**Directions**: Across the records below, report how many lines include the word "scratch", stating the number alone.
----- Data supplied
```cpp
struct bl_tail_c {
  bl_box19<false> box;
  bl_peaks peaks;
  double *ring;
  int stride, N, taken;

  BL_THD void init(int nb_frames, double *scratch, int stride_) {
    N = 2 * nb_frames;
    stride = stride_;
    ring = scratch;
    taken = 0;
    box.init(N);
    peaks.init();
  }
  BL_THD void push(double v) {
    box.push(v, 0.0, ring, (double *)0, stride, peaks);
    ++taken;
  }
  BL_THD void finish() { box.finish(ring, (const double *)0, stride, peaks); }
  BL_THD int beat() const { return peaks.beat; }

  BL_THD bool chunk_ok() const { return taken >= BL_BOX && taken + 37 <= N - 2; }

  template <int P> BL_THD void stage_c(double o1, double (&rb)[BL_BOX]) {
    box.run -= rb[P];
    box.run += o1;
    rb[P] = o1;
    const double o2 = BL_DIV19(box.run);
    const float epsilon = 0.000001f;
    const double dl = peaks.p1 - peaks.p2, dr = peaks.p1 - o2;
    peaks.beat += (dl > epsilon && dr > epsilon) ? 1 : 0;
    peaks.p2 = peaks.p1;
    peaks.p1 = o2;
  }
  template <int T> BL_THD void reg_steps(const double *o1in, int istride, double (&rb)[BL_BOX]) {
    if constexpr (T < 2 * BL_BOX) {
      stage_c<T % BL_BOX>(o1in[T * istride], rb);
      reg_steps<T + 1>(o1in, istride, rb);
    }
  }
  BL_THD void fast_chunk38(const double *o1in, int istride) {
    double rb[BL_BOX];
    {
      int sb = box.s19;
#pragma unroll
      for (int k = 0; k < BL_BOX; ++k) {
        rb[k] = ring[sb * stride];
        sb = sb == BL_BOX - 1 ? 0 : sb + 1;
      }
    }
    reg_steps<0>(o1in, istride, rb);
    {
      int sb = box.s19;
#pragma unroll
      for (int k = 0; k < BL_BOX; ++k) {
        ring[sb * stride] = rb[k];
        sb = sb == BL_BOX - 1 ? 0 : sb + 1;
      }
    }
    box.t += 38;
    box.s10 = (box.s10 + 8) % 10;
    peaks.i += 38;
    taken += 38;
  }
};

BL_THD double bl_tail_compress(double f, double log101) {
  const float mu = 100.0f;
  return log(1 + mu * f) / log101;
}

BL_THD float bl_tail_tempo(int beat, unsigned long long duration) {
  return (float)(4 * (float)beat / (float)duration - 30.4);
}
BL_THD float bl_tail_attack(double atk_sum, int n_samples) {
  return (float)(-1.74 * atk_sum * 10000 / n_samples + 58.3);
}

#endif
```

Measured before the change: 26530 songs/s.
----------
**Your solution**: 2